Big Bob @ Fri Oct 07 said:


> <snip>If you think that all-integer arithmetic is a real bummer, let me tell you about the early days of microprocessors when even integer-multiply and divide had to be done with self-written subroutines! And on top of that, the longest word length was 8 bits.<snipped again>



What you say is true enough, but on the other hand... I also remember that I had all the opcodes I used regularly memorized - not a terribly impressive feat when you think of just how few there were!!!


----------



## paoling (Oct 7, 2011)

Thanks Bob for your long answer. I think that "lack of discipline" is the right term; I'm already writing scripts for instruments I'm doing and I think that they work fairly well. My question was about the relation beetween the amount of time I spend debugging strange situations in releation to the time spent in writing code. When the debugging things become absurd, I change that part of code.

I don't know if I'm already at the point to analize a script that I like and to rewrite with less lines. But I could write ten versions of a script I've done and the next will be better than the last.

I think that, maybe, I'm at the right point to make something that works. To realize my vision and my ideas. I will try to learn some basics and good practicies about approaching problems and solve them.


----------



## sbkp (Oct 7, 2011)

I don't know if KSP lends itself to design patterns, but getting yourself steeped in some significant design patterns could be a very good idea.


----------



## paoling (Oct 8, 2011)

I've read some pages of Code Complete and it's the book for me. There's an example in the beginning that explains my situation. If you have to build a three feet tower with soda tins, you could probably start and finish it with a bunch of tins and time. But if you have to build a tower that is 10x higher, you don't need only 10x of the tins and time, but a better approach and a different planning of the problem.


----------



## Big Bob (Oct 8, 2011)

> What you say is true enough, but on the other hand... I also remember that I had all the opcodes I used regularly memorized - not a terribly impressive feat when you think of just how few there were!!!



Ah yes, I also spent many an hour with machine-code-level programming and debugging. I also remember having memorized the clock-cycle times for each instruction so that I could quickly determine execution times for each subroutine and sub-section of a program that had to control hardware in real time. Usually it wouldn't execute fast enough so one had to keep squeezing the code down tighter and tighter to make it fly. :lol: 

Hey Paolo, sounds like you're going about it in the right way. I'm also glad you found an appropriate book for your situation.

I also hope I didn't come off as too critical and I wish you every success.

Rejoice,

Bob


----------



## andreasOL (Oct 8, 2011)

Hi

Interesting thread, both regarding KSP and programming per se.

I try to use the family concept of KSE for almost everything, maybe except for general purpose loop variables i, j,... in the main body of callbacks. In KSE functions I always use local variables for while and for loops. Too many times I found out when beginning with KSP that I have overwritten i in a function while still being used in the main code.

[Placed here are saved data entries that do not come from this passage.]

template <int G>
__device__ __forceinline__ float wave_max(float v) {
  auto dpp = [](float x, auto ctrl, auto rows) {
    return __int_as_float(__builtin_amdgcn_update_dpp(__float_as_int(x), __float_as_int(x), decltype(ctrl)::value, decltype(rows)::value, 0xf, false));
  };
  using I = std::integral_constant<int, 0>;
  (void)sizeof(I);
  if constexpr (G < 2) v = fmaxf(v, dpp(v, std::integral_constant<int, 0xB1>{}, std::integral_constant<int, 0xf>{}));
  if constexpr (G < 4) v = fmaxf(v, dpp(v, std::integral_constant<int, 0x4E>{}, std::integral_constant<int, 0xf>{}));
  if constexpr (G < 8) v = fmaxf(v, dpp(v, std::integral_constant<int, 0x141>{}, std::integral_constant<int, 0xf>{}));
  if constexpr (G < 16) v = fmaxf(v, dpp(v, std::integral_constant<int, 0x140>{}, std::integral_constant<int, 0xf>{}));
  v = fmaxf(v, dpp(v, std::integral_constant<int, 0x142>{}, std::integral_constant<int, 0xa>{}));
  v = fmaxf(v, dpp(v, std::integral_constant<int, 0x143>{}, std::integral_constant<int, 0xc>{}));
  return __int_as_float(__builtin_amdgcn_readlane(__float_as_int(v), 63));
}

struct SrcLog {
  float Gy, Gwt, sy0d, sz0d;
  float sM, tan_th0, sy0v, snw;
  float kdef, x0d, kyd, pj;
  float x0v, kyv, ch_pref, ix0v;
  float inv_s0d, d0;
};
struct ColdRec { float4 a, b, c; };
static_assert(WF_LOG_HOT_FLOATS == 2 && WF_LOG_COLD_FLOATS == 12, "source log record");
struct WfLogSide { float TI0, TI1, TI2, dTI; };

}

__global__ void wf_pair_table_ll_kernel(const WfPairConsts pc, int G, const double* __restrict__ gx,
                                        const double* __restrict__ gy, float* __restrict__ tab, size_t group_floats,
                                        int* __restrict__ cross_tie) {
  const int i = blockIdx.x, t = threadIdx.x, grp = blockIdx.y;
  const int nblk = (pc.N + G - 1) / G;
  if (t >= nblk * G) return;
  gx += (size_t)grp * pc.N;
  gy += (size_t)grp * pc.N;
  const int J = t / G;
  if (i >= (J + 1) * G) {
    if (t < pc.N && gx[t] - gx[i] >= 0.0) atomicOr(&cross_tie[grp], 1);
    return;
  }
  float* o = tab + (size_t)grp * group_floats + wf_ll_block_offset(J, pc.N, G) + ((size_t)i * G + (t - J * G)) * WF_PAIR_STRIDE;
  wf_pair_record(pc, gx, gy, i, t, o);
}

extern "C" size_t wfk_ll_table_floats(int N, int G) { return wf_ll_block_offset((N + G - 1) / G, N, G); }

extern "C" hipError_t wfk_launch_pair_table_ll(const WfPairConsts* pc, int G, int n_groups, const double* gx, const double* gy,
                                               float* tab, int* cross_tie, hipStream_t s) {
  const int nblk = (pc->N + G - 1) / G;
  const int threads = ((nblk * G + 63) / 64) * 64;
  hipError_t e = hipMemsetAsync(cross_tie, 0, sizeof(int) * (size_t)n_groups, s);
  if (e != hipSuccess) return e;
  hipLaunchKernelGGL(wf_pair_table_ll_kernel, dim3(pc->N, n_groups), dim3(threads), 0, s, *pc, G, gx, gy, tab,
                     wfk_ll_table_floats(pc->N, G), cross_tie);
  return hipGetLastError();
}
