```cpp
int tkamd_tokenizer_specials(const tkamd_tokenizer* t, uint32_t* prefix_ids, int32_t* n_prefix, uint32_t* suffix_ids, int32_t* n_suffix,
                             int32_t cap) {
    if (!t || !n_prefix || !n_suffix) return set_error(TKAMD_ERR_INVALID, "null argument");
    if (!t->hm.pp_unsupported.empty()) return set_error(TKAMD_ERR_UNSUPPORTED, "add_special_tokens: " + t->hm.pp_unsupported);
    *n_prefix = (int32_t)t->hm.pp_prefix.size();
    *n_suffix = (int32_t)t->hm.pp_suffix.size();
    for (int32_t i = 0; i < *n_prefix && i < cap && prefix_ids; ++i) prefix_ids[i] = t->hm.pp_prefix[i];
    for (int32_t i = 0; i < *n_suffix && i < cap && suffix_ids; ++i) suffix_ids[i] = t->hm.pp_suffix[i];
    return TKAMD_OK;
}

int tkamd_tokenizer_pair_template(const tkamd_tokenizer* t, int with_specials, uint32_t* pieces, int32_t cap, int32_t* n_pieces) {
    if (!t || !n_pieces) return set_error(TKAMD_ERR_INVALID, "null argument");
    if (with_specials && !t->hm.pp_pair_unsupported.empty()) return set_error(TKAMD_ERR_UNSUPPORTED, "add_special_tokens on a pair: " + t->hm.pp_pair_unsupported);
    const std::vector<HostModel::TplPiece>& tpl = (with_specials && !t->hm.pp_pair.empty()) ? t->hm.pp_pair : t->hm.pp_pair_plain;
    *n_pieces = (int32_t)tpl.size();
    for (int32_t i = 0; i < *n_pieces && i < cap && pieces; ++i) { pieces[3 * i] = tpl[i].kind; pieces[3 * i + 1] = tpl[i].id; pieces[3 * i + 2] = tpl[i].type_id; }
    return TKAMD_OK;
}

static int encode_device(tkamd_tokenizer* t, const uint8_t* d_text, const int64_t* d_doc_offsets, int64_t n_docs, int64_t n_bytes,
// ... 37 lines not shown
```

tokenizers_amd/csrc/capi/handle.cpp:

```cpp

struct Workspace {
    std::mutex mu;
    std::function<uint32_t(uint32_t)> pad_exchange;
    uint32_t h_padmax = 0;
    bool busy = false;
    bool device_bound = false;
    hipStream_t bound_stream = nullptr;
    hipStream_t own_stream = nullptr;
    hipStream_t io_in = nullptr, io_out = nullptr;
    hipEvent_t ev_in[2] = {nullptr, nullptr}, ev_out[2] = {nullptr, nullptr};
    DevBuf w_l3_tiles;
    DevBuf w_ptext, w_pnorig, w_pdoc_off, w_pc_ltot;
    DevBuf w_ms_dmask, w_pprefix, w_pt_word;
    DevBuf w_docmask, w_startmask, w_wprefix, w_bsum, w_tile_w, w_pt_start, w_tok0, w_pt_tokoff, w_tmp_ids, w_tmp_end, w_rows;
    DevBuf w_len1, w_fin, w_fbsum, w_pad_count, w_keep, w_type_ids2, w_seq_ids2;
    DevBuf w_ovf_parts, w_enc_base, w_enc_doc, w_enc_start, w_enc_cnt;
    DevBuf w_enc_idx, w_enc_win;
    DevBuf w_queues, w_qcount, w_cstate;
    DevBuf w_doc_off;
    DevBuf w_chunk_lo;
    DevBuf w_ids, w_doc_pt, w_tok_offsets, w_scalars, w_offsets, w_word_ids;
    DevBuf dw_ids, dw_tok_off, dw_first, dw_bad, dw_dup, dw_len, dw_bsum, dw_pos, dw_out_off, dw_bytes, dw_total;
    DevBuf w_endmask, w_pt_end, w_keepmask, w_kprefix, w_ntext, w_norig, w_ndoc_off, w_slow_docs, w_leadmask, w_lprefix, w_need, w_need_bsum, w_huge, w_list_huge, w_wbase, w_norig_e, w_ids2, w_tok_offsets2, w_offsets2, w_word_ids2, w_candmask, w_matchmask, w_spanmask, w_stopmask, w_hardmask, w_boundmask, w_bprefix, w_seg_off, w_xseg_off,
        w_match_docs, w_match_list;
    DevBuf h_text, h_doc_off, h_seq_off, h_inp_off;
    DevBuf w_uni_state, w_uni_flags;
    DevBuf w_tok_b8;
    DevBuf w_trim1;
    const uint8_t* cur_trim1 = nullptr;
    DevBuf w_cache_keys, w_cache_rows;
    DevBuf w_claims, w_claim_rows, w_claim_pos;
    DevBuf w_phases;
    uint64_t cache_epoch = 0;
    DevBuf w_seq_off, w_seq_tok_off, w_word_idx, w_first_tok;
    std::vector<StageRec> pending;
    const uint8_t* last_text = nullptr;
    const int64_t* last_doc_off = nullptr;
    const int64_t* last_seq_off = nullptr;
    int64_t last_n_seqs = -1;
    const int64_t* last_inp_off = nullptr;
    int64_t last_n_inputs = -1;
    DevBuf w_inp_off;
    DevBuf w_mask_dirty;
    int64_t last_n_bytes = 0;
    uint32_t last_flags = 0;
    tkamd_device_result last_result{};
    int64_t last_n_docs = 0;
    int64_t last_n_enc = -1;
    int last_ntok_slot = 1;
    uint32_t last_counters[CNT_COUNT] = {0};
    bool force_general = false;
    bool force_nfc = false;
    bool last_note_nfc = false;
    bool last_note_added = false;
    bool last_used_claims = false;
    ~Workspace() {
        if (own_stream) (void)hipStreamDestroy(own_stream);
        if (io_in) (void)hipStreamDestroy(io_in);
        if (io_out) (void)hipStreamDestroy(io_out);
        for (int i = 0; i < 2; ++i) {
            if (ev_in[i]) (void)hipEventDestroy(ev_in[i]);
            if (ev_out[i]) (void)hipEventDestroy(ev_out[i]);
        }
    }
};

struct tkamd_tokenizer {
    HostModel hm;
    int device = -1;
    DevTables dt{};
    std::mutex mu;
    std::condition_variable cv;
    std::vector<std::unique_ptr<Workspace>> pool;
    Workspace* last_used = nullptr;
    DevBuf t_ucc1, t_ucc2;
    DevBuf t_uc1, t_uc2, t_byte_id, t_merges, t_long_blob, t_long_off, t_long_id, t_long_table;
    DevBuf t_hot;
    DevBuf t_shortw, t_shortw_k3, t_shortw_disp;
    DevBuf t_char_id;
    DevBuf t_at_id[2], t_at_flags[2], t_at_blob[2], t_at_off[2], t_at_first[2];
    DevBuf t_pp_single, t_pp_single_plain;
    DevBuf t_pp_pair, t_pp_pair_plain;
    DevBuf t_pp_prefix, t_pp_suffix, t_pp_prefix_ty, t_pp_suffix_ty, t_bn1, t_bn2, t_bn_map, t_nfc1, t_nfc2, t_nfc_map, t_nfk_map, t_nfk_flat, t_pc_units, t_pc_rep, t_gc1, t_gc2, t_merge_disp, t_dec_entry, t_dec_blob, t_trie, t_uni_score, t_uni_is_byte;
    int n_cu = 256;
    int n_direct = 0;
    int n_hot = 0;
    uint32_t shortw_max_disp = 0;
    int cp_grid = 0;
    std::atomic<int> claims_pause{0};
    std::atomic<int> added_spec_pause{0};
    std::atomic<int> nfc_spec_pause{0};
    std::atomic<uint32_t> nfc_reruns{0};
    int nfc_spec_len = 32;
    int added_spec_len = 32;
    int claims_pause_len = 32;
    std::atomic<uint32_t> q16_div{4};
    std::atomic<bool> prof{false};
    std::atomic<bool> encode_special{false};
    std::atomic<bool> word_cache{false};
    std::atomic<uint64_t> cache_epoch{1};
    std::vector<tkamd_stage_time> acc;
    std::vector<int> devices;
    std::vector<std::unique_ptr<tkamd_tokenizer>> replicas;
    std::mutex group_mu;
    std::atomic<int> collect{0};
    std::string collect_note;
    std::vector<std::unique_ptr<DevBuf>> g_root;
    std::vector<void*> rccl_comms;
    int64_t shard_min_bytes = 1 << 20;
    std::vector<double> shard_ms;
    std::vector<int64_t> shard_bytes;
};

constexpr size_t PHASE_WGS = 1 << 17;
constexpr size_t MAX_HOST_WORKSPACES = 4;

struct PinnedBlock {
    void* p = nullptr;
    size_t cap = 0;
};
static std::mutex g_pin_mu;
static std::vector<PinnedBlock> g_pin_free;

static PinnedBlock pinned_get(size_t bytes) {
    if (bytes < 64) bytes = 64;
    {
        std::lock_guard<std::mutex> lk(g_pin_mu);
        size_t best = (size_t)-1;
        for (size_t i = 0; i < g_pin_free.size(); ++i)
            if (g_pin_free[i].cap >= bytes && (best == (size_t)-1 || g_pin_free[i].cap < g_pin_free[best].cap)) best = i;
        if (best != (size_t)-1 && g_pin_free[best].cap <= 2 * bytes + (1u << 20)) {
            PinnedBlock b = g_pin_free[best];
            g_pin_free.erase(g_pin_free.begin() + best);
            return b;
        }
    }
    PinnedBlock b;
    size_t want = bytes + bytes / 8;
    HIP_CHECK(hipHostMalloc(&b.p, want, hipHostMallocPortable));
    b.cap = want;
    return b;
}
static void pinned_put(PinnedBlock b) {
    if (!b.p || g_forked) return;
    std::lock_guard<std::mutex> lk(g_pin_mu);
    if (g_pin_free.size() >= 16) { (void)hipHostFree(b.p); return; }
    g_pin_free.push_back(b);
}

struct tkamd_batch {
    int64_t n_docs = 0, n_tokens = 0;
    PinnedBlock ids, tok_offsets, offsets, word_ids, pad_counts, type_ids, seq_ids, enc_docs, enc_parts;
    bool has_offsets = false, has_words = false, has_pads = false, has_types = false, has_enc_docs = false, has_enc_parts = false;
    ~tkamd_batch() { pinned_put(ids); pinned_put(tok_offsets); pinned_put(offsets); pinned_put(word_ids); pinned_put(pad_counts); pinned_put(type_ids); pinned_put(seq_ids); pinned_put(enc_docs); pinned_put(enc_parts); }
};

struct tkamd_text {
    int64_t n_docs = 0, n_bytes = 0;
    PinnedBlock bytes, doc_offsets;
    ~tkamd_text() { pinned_put(bytes); pinned_put(doc_offsets); }
};
```

tokenizers_amd/csrc/capi/pipeline.cpp:

```cpp

int lookup_grid(const tkamd_tokenizer* t) { return std::min(3 * t->n_cu, (int)NSQ); }

struct QueueSizes {
    uint32_t sq_cap[4], row_base[4];
    size_t total;
};
static bool rerun_wanted(tkamd_tokenizer* t, Workspace* w, int raw) {
    const int err = raw & ~NOTE_BITS;
    bool again = false;
    if (raw & NOTE_ADDED_SEEN) { t->added_spec_pause = t->added_spec_len; w->force_general = true; again = true; }
    if (raw & NOTE_NFC_SEEN) { t->nfc_spec_pause = t->nfc_spec_len; w->force_nfc = true; ++t->nfc_reruns; again = true; }
    if (err == ERR_QUEUE_FULL && t->q16_div > 1) { t->q16_div = t->q16_div > 2 ? 2 : 1; again = true; }
    return again;
}

QueueSizes queue_sizes(size_t N, uint32_t q16_div, int grid) {
    QueueSizes z{};
    const size_t n_tiles = N / LOOKUP_TILE_BYTES + 1;
    const size_t per_sq = ((n_tiles + grid - 1) / grid) * LOOKUP_TILE_BYTES;
    z.sq_cap[0] = (uint32_t)(per_sq / q16_div + 64);
    z.sq_cap[1] = (uint32_t)(per_sq / 17 + 16);
    z.sq_cap[2] = (uint32_t)(per_sq / 33 + 16);
    z.sq_cap[3] = (uint32_t)(per_sq / 65 + 16);
    size_t acc = 0;
// ... 596 lines not shown
        }
        pf.begin("pretok_llama3");
        w->w_slow_docs.reserve((size_t)((piece_off ? seg_cap : (size_t)n_docs) + 1) * 4);
        launch_pretok_llama3(st, x_text, n_x, x_len_dev, w->w_docmask.as<ull>(), t->dt.uc1, t->dt.uc2, w->w_startmask.as<ull>(),
                             w->w_endmask.as<ull>(), piece_off ? piece_off : x_doc_off, piece_off ? (int64_t)seg_cap : n_docs, piece_n_dev,
                             w->w_slow_docs.as<uint32_t>(), d_counters + CNT_SLOW_DOCS, hm.split_rule,
                             t->t_ucc1.p ? t->t_ucc1.as<uint16_t>() : nullptr, t->t_ucc2.p ? t->t_ucc2.as<uint8_t>() : nullptr,
                             w->w_l3_tiles.p ? w->w_l3_tiles.as<ull>() : nullptr, lead_done ? w->w_leadmask.as<ull>() : nullptr);
        pf.end();
    } else if (hm.pretok == PT_SPLIT_CHAIN) {
        w->w_endmask.reserve((size_t)(W + 1) * 8);
        if (off_mode == TKAMD_OFFSETS_CHAR && x_text == d_text && !x_len_dev && n_x == n_bytes) {
            w->w_leadmask.reserve((size_t)(W0 + 1) * 8);
            lead_done = true;
        }
        pf.begin("pretok_ds3");
        w->w_slow_docs.reserve((size_t)((piece_off ? seg_cap : (size_t)n_docs) + 1) * 4);
        launch_pretok_ds3(st, x_text, n_x, x_len_dev, w->w_docmask.as<ull>(), t->dt.uc1, t->dt.uc2, t->t_ucc1.as<uint16_t>(), t->t_ucc2.as<uint8_t>(),
                          w->w_startmask.as<ull>(), w->w_endmask.as<ull>(), piece_off ? piece_off : x_doc_off, piece_off ? (int64_t)seg_cap : n_docs, piece_n_dev,
                          w->w_slow_docs.as<uint32_t>(), d_counters + CNT_SLOW_DOCS, lead_done ? w->w_leadmask.as<ull>() : nullptr);
        pf.end();
    } else if (hm.pretok == PT_DIGITS_GPT2) {
        if (off_mode == TKAMD_OFFSETS_CHAR && x_text == d_text && !x_len_dev && n_x == n_bytes) {
            w->w_leadmask.reserve((size_t)(W0 + 1) * 8);
            lead_done = true;
        }
        pf.begin("pretok_digits");
        launch_pretok_digits(st, x_text, n_x, x_len_dev, w->w_docmask.as<ull>(), t->dt.uc1, t->dt.uc2, hm.digits_individual, w->w_startmask.as<ull>(),
                             lead_done ? w->w_leadmask.as<ull>() : nullptr);
        pf.end();
    } else if (hm.pretok == PT_CLIP) {
        w->w_endmask.reserve((size_t)(W + 1) * 8);
        has_end = true;
        if (off_mode == TKAMD_OFFSETS_CHAR && x_text == d_text && !x_len_dev && n_x == n_bytes) {
            w->w_leadmask.reserve((size_t)(W0 + 1) * 8);
            lead_done = true;
        }
        pf.begin("pretok_clip");
        launch_pretok_clip(st, x_text, n_x, x_len_dev, w->w_docmask.as<ull>(), t->dt.uc1, t->dt.uc2, w->w_startmask.as<ull>(), w->w_endmask.as<ull>(),
                           lead_done ? w->w_leadmask.as<ull>() : nullptr);
        pf.end();
    } else if (metaspace) {
        pf.begin("metaspace_units");
        launch_ms_units(st, x_text, n_x, x_len_dev, w->w_docmask.as<ull>(), w->w_startmask.as<ull>(), W, hm.ms_split);
        pf.end();
    } else if (hm.pretok == PT_BYTELEVEL_NOREGEX) {
        HIP_CHECK(hipMemcpyAsync(w->w_startmask.p, w->w_docmask.p, (size_t)W * 8, hipMemcpyDeviceToDevice, st));
    } else {
        w->w_endmask.reserve((size_t)(W + 1) * 8);
        has_end = true;
        if (want_meta) {
            w->w_pt_end.reserve(((size_t)n_x + 4) * 4);
            pt_end = w->w_pt_end.as<uint32_t>();
        }
        pf.begin("pretok_local");
        launch_pretok_local(st, (int)hm.pretok, x_text, n_x, x_len_dev, w->w_docmask.as<ull>(), t->dt.uc1, t->dt.uc2,
                            w->w_startmask.as<ull>(), w->w_endmask.as<ull>(), true);
        pf.end();
    }
    if (matchmask)
        launch_apply_matches(st, w->w_startmask.as<ull>(), has_end ? w->w_endmask.as<ull>() : nullptr, matchmask, w->w_spanmask.as<ull>(),
                             w->w_stopmask.as<ull>(), W, n_match);
    pf.begin("mask_scan");
    meta_masks = want_meta && !(hm.char_bpe && !hm.unk_configured && !hm.byte_fallback);
    if (meta_masks) w->w_tile_w.reserve(((size_t)n_x / META_TILE + 4) * 4);
    launch_mask_scan(st, w->w_startmask.as<ull>(), W, w->w_bsum.as<uint32_t>(), w->w_wprefix.as<uint32_t>(), d_npretok, x_len_dev,
                     meta_masks ? w->w_tile_w.as<uint32_t>() : nullptr);
    pf.end();
    if (want_meta && !meta_masks) {
        pf.begin("emit_pretok");
        launch_emit_pretok(st, w->w_startmask.as<ull>(), w->w_wprefix.as<uint32_t>(), n_x, x_len_dev, d_npretok, w->w_pt_start.as<uint32_t>());
        if (pt_end) launch_emit_pretok_end(st, w->w_startmask.as<ull>(), w->w_endmask.as<ull>(), w->w_wprefix.as<uint32_t>(), n_x, x_len_dev, pt_end);
        pf.end();
    }
    pf.begin("doc_first_pretok");
    launch_doc_first_pretok(st, lean ? raw_doc_off : x_doc_off, n_docs, n_x, w->w_startmask.as<ull>(), w->w_wprefix.as<uint32_t>(),
                            d_npretok, w->w_doc_pt.as<uint32_t>(), w->w_chunk_lo.as<uint32_t>(),
                            lean ? d_err : nullptr, lean ? w->w_doc_off.as<int64_t>() : nullptr);
    pf.end();
    if (metaspace && !hm.ms_split && want_words && !words_in) {
        w->w_pprefix.reserve((size_t)(W + 2) * 4);
        w->w_pt_word.reserve(((size_t)n_x + 4) * 4);
        pf.begin("metaspace_words");
        launch_mask_scan(st, w->w_docmask.as<ull>(), W, w->w_bsum.as<uint32_t>(), w->w_pprefix.as<uint32_t>(), sc + SC_NPIECE, x_len_dev);
        launch_ms_piece_rank(st, w->w_startmask.as<ull>(), w->w_wprefix.as<uint32_t>(), w->w_docmask.as<ull>(), w->w_pprefix.as<uint32_t>(), n_x, x_len_dev,
                             w->w_pt_word.as<uint32_t>());
        pf.end();
        pt_word = w->w_pt_word.as<uint32_t>();
    }
}
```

I use the family concept for grouping variables that form the workspace for functions which can be parameterless and thus are compiled to true KSP functions. I name these functions with the same family prefix which gives me the very slight feeling of calling a method (albeit static) of an object I constructed beforehand.

Applying design patterns is difficult without any sign of object oriented behaviour in KSP. Maybe the workspace family object I described above can be thought of as a singleton.

This leads me to a thought for a possible extension of KSE. A family that is the clone of another family and then the ability to pass a family name to a function. Inside the function the passed family name is used with appended "property" names of the family (which is then valid for all families being clones of each other).

These families could then be thought of as instances of a "class" and the family name would act as the object name which is passed to a function (a KSE function).

I started programming for Z80 more then 30 years ago while still at school and I also remember counting clock cycles to implement a stepper motor controller which generated steps with controllable rising and falling frequency ramps and stuff like that...

Cheers and have a nice weekend,
Andreas


----------



## Big Bob (Oct 8, 2011)

> This leads me to a thought for a possible extension of KSE. A family that is the clone of another family and then the ability to pass a family name to a function. Inside the function the passed family name is used with appended "property" names of the family (which is then valid for all families being clones of each other).



Hi Andreas,

Always nice to meet another bit-twiddler from way back :lol: 

Regarding families, half of your request has been in place for some time. ie you *can *pass a family name as a function parameter. The other half, ie being able to declare family 'types' is something I asked for a long time ago but Nils never got around to implementing. But we can of course clone families ourselves with cut and paste, so being able to pass family names is still quite useful no?

Rejoice,

Bob


----------



## andreasOL (Oct 8, 2011)

Hi Bob,

:oops: ...could have tried myself. Great!

The other half should be accomplishable with the use of a macro. The macro defines the class and instantiating the macro instantiated the instance.

Not that this revolutionizes everything but it can be handy to group and modify data.

Thanks, Bob!

best,
Andreas


----------



## Big Bob (Oct 8, 2011)

> The other half should be accomplishable with the use of a macro. The macro defines the class and instantiating the macro instantiated the instance.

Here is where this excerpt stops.